[DESCRIPTION OF THE TASK] Check every line below for the string "genome", and copy the lines that contain it.

[GIVEN DATA]
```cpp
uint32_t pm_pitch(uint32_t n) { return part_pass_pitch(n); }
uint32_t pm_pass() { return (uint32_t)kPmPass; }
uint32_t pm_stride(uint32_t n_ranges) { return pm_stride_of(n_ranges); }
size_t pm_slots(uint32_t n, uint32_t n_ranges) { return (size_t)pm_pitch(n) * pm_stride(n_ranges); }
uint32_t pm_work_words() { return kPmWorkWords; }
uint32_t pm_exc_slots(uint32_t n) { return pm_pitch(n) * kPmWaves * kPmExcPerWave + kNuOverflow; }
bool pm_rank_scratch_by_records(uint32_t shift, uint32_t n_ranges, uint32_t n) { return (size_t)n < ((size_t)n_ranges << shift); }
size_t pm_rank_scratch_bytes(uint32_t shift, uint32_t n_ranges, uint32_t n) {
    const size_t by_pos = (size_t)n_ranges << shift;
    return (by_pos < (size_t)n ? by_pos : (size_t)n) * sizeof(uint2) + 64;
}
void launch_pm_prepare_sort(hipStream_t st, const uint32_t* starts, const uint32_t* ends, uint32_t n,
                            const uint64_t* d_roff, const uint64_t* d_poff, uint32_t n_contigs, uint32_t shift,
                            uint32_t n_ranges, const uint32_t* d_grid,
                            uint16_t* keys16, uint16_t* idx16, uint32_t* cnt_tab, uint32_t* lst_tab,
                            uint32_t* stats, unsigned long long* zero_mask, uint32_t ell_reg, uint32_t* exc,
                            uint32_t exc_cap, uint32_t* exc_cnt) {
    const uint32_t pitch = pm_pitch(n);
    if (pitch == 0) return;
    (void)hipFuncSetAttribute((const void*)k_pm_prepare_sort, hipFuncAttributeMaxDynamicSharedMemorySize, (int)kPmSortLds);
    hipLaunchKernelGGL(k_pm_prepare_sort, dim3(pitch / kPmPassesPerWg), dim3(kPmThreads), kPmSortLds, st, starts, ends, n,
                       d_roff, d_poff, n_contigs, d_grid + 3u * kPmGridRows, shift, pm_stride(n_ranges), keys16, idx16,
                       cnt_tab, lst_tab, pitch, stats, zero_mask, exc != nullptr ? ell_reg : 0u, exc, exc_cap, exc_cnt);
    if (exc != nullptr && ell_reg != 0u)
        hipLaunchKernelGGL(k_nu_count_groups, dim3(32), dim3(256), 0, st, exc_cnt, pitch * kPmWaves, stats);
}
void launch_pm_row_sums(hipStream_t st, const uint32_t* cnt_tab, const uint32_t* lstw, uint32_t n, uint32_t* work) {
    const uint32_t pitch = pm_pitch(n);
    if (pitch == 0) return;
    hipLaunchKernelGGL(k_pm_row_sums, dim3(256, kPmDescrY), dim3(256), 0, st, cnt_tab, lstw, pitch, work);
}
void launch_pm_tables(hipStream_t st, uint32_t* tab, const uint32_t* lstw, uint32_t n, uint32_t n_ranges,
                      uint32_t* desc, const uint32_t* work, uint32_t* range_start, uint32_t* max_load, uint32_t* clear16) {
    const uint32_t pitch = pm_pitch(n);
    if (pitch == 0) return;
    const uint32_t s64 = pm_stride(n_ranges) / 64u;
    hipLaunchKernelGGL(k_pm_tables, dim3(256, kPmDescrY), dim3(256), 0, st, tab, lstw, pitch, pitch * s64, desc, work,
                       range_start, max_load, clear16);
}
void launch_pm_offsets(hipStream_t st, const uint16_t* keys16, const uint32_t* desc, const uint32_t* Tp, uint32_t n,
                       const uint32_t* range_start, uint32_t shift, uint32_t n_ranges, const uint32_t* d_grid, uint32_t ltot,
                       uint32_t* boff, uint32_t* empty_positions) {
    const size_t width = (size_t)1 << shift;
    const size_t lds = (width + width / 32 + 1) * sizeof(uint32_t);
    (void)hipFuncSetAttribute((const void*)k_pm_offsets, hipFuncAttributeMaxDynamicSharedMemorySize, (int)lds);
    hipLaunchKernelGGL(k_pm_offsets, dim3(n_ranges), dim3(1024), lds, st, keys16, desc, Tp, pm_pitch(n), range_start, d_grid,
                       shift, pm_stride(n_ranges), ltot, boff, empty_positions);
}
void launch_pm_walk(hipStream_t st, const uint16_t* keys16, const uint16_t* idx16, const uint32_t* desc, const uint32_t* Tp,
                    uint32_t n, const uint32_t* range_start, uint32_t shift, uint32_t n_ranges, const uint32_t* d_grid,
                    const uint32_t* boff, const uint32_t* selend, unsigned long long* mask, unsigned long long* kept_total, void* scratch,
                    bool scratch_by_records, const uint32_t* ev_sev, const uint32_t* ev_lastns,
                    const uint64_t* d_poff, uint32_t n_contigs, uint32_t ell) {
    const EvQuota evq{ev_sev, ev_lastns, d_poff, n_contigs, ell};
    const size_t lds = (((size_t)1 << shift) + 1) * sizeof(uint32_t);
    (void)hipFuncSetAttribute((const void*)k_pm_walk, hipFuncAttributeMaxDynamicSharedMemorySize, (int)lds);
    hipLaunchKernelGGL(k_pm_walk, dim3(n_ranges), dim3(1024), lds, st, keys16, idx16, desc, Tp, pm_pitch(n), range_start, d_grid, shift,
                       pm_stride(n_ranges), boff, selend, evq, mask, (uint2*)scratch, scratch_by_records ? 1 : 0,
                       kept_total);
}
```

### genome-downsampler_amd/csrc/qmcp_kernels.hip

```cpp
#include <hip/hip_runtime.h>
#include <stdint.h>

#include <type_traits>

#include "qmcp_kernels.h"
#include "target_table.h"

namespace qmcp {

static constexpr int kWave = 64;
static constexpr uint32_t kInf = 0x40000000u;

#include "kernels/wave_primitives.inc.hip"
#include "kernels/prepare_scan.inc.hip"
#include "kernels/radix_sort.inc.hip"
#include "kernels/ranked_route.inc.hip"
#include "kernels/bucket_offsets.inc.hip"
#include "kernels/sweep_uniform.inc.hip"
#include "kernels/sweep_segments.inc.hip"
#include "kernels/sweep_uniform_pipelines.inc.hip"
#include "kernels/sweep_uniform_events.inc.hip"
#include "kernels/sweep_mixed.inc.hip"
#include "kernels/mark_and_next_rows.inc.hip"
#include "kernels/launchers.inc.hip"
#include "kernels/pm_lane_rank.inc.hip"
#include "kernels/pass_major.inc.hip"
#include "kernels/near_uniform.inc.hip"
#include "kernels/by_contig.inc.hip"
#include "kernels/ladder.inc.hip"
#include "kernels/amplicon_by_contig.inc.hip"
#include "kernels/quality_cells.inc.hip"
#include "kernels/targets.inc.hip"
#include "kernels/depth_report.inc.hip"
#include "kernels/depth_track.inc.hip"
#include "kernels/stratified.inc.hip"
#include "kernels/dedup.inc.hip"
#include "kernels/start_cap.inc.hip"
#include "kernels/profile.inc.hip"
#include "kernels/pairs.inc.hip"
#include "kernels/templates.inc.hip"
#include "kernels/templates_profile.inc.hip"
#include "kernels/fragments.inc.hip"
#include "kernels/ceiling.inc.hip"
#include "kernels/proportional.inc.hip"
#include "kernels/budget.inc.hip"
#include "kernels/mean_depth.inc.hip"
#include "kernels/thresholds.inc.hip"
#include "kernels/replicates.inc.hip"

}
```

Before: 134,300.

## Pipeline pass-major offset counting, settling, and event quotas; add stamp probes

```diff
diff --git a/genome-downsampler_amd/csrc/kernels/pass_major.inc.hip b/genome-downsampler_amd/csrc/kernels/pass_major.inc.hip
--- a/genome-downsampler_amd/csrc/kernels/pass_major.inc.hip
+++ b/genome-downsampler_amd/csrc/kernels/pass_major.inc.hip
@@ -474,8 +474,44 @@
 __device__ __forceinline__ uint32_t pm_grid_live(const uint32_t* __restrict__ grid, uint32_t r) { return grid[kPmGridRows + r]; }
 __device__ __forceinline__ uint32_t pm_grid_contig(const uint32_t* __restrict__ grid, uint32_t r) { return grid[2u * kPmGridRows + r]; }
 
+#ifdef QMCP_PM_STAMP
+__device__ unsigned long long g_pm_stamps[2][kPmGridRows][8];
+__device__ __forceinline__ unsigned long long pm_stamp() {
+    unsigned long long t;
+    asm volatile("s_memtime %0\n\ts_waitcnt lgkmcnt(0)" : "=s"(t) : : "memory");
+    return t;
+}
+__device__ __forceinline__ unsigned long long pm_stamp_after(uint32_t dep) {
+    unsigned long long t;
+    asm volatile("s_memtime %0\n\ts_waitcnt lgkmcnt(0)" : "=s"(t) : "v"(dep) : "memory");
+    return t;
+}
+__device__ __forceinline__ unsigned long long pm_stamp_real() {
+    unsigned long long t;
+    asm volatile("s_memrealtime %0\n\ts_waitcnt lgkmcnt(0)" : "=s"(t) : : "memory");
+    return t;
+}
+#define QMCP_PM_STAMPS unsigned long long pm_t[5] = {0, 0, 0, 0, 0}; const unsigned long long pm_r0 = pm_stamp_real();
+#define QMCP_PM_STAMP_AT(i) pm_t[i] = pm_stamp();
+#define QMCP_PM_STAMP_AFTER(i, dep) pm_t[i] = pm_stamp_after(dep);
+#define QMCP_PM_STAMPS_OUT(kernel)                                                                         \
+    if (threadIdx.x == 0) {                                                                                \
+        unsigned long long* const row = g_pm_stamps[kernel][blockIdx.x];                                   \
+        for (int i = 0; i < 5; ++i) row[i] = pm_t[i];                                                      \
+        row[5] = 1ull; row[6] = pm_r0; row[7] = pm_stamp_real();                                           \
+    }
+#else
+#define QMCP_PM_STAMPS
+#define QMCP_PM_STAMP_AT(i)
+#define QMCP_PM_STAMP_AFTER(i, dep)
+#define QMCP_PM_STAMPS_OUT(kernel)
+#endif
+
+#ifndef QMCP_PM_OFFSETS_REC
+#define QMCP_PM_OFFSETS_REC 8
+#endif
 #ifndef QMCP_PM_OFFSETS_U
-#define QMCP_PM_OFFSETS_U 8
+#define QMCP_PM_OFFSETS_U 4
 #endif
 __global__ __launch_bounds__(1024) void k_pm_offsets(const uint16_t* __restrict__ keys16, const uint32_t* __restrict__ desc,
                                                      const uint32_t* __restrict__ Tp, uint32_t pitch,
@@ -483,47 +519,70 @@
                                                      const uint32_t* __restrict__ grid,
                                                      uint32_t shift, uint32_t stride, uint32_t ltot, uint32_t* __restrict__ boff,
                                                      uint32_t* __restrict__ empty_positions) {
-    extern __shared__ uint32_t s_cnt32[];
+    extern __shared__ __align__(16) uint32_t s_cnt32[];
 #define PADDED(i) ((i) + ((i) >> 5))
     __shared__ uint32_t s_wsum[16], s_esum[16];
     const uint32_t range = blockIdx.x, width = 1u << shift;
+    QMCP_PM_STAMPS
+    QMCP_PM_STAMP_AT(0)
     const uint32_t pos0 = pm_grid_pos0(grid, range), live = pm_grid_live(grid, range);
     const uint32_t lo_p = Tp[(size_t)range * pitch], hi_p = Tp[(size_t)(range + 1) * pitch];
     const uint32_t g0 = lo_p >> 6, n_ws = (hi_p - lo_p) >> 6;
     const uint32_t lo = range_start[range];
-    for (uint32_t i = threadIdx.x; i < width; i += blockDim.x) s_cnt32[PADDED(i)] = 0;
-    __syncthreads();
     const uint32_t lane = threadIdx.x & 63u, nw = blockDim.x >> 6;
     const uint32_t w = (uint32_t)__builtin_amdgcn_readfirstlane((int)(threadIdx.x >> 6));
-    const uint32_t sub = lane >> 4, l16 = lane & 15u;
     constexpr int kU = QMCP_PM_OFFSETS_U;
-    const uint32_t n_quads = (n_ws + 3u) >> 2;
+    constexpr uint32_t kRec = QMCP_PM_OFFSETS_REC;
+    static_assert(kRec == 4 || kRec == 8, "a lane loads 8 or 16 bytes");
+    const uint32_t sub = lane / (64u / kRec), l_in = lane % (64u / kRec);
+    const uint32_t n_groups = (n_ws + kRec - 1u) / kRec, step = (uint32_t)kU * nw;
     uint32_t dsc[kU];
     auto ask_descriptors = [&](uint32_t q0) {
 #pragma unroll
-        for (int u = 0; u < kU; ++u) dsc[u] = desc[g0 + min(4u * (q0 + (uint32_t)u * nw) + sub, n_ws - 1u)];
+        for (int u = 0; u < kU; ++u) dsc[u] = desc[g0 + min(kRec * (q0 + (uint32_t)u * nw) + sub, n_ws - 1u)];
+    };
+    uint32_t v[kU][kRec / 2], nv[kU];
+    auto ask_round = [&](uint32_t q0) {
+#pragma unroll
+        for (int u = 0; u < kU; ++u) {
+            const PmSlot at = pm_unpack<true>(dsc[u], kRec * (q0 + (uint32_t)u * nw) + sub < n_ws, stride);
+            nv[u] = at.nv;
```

[TASK OUTPUT]
### genome-downsampler_amd/csrc/qmcp_kernels.hip
diff --git a/genome-downsampler_amd/csrc/kernels/pass_major.inc.hip b/genome-downsampler_amd/csrc/kernels/pass_major.inc.hip
--- a/genome-downsampler_amd/csrc/kernels/pass_major.inc.hip
+++ b/genome-downsampler_amd/csrc/kernels/pass_major.inc.hip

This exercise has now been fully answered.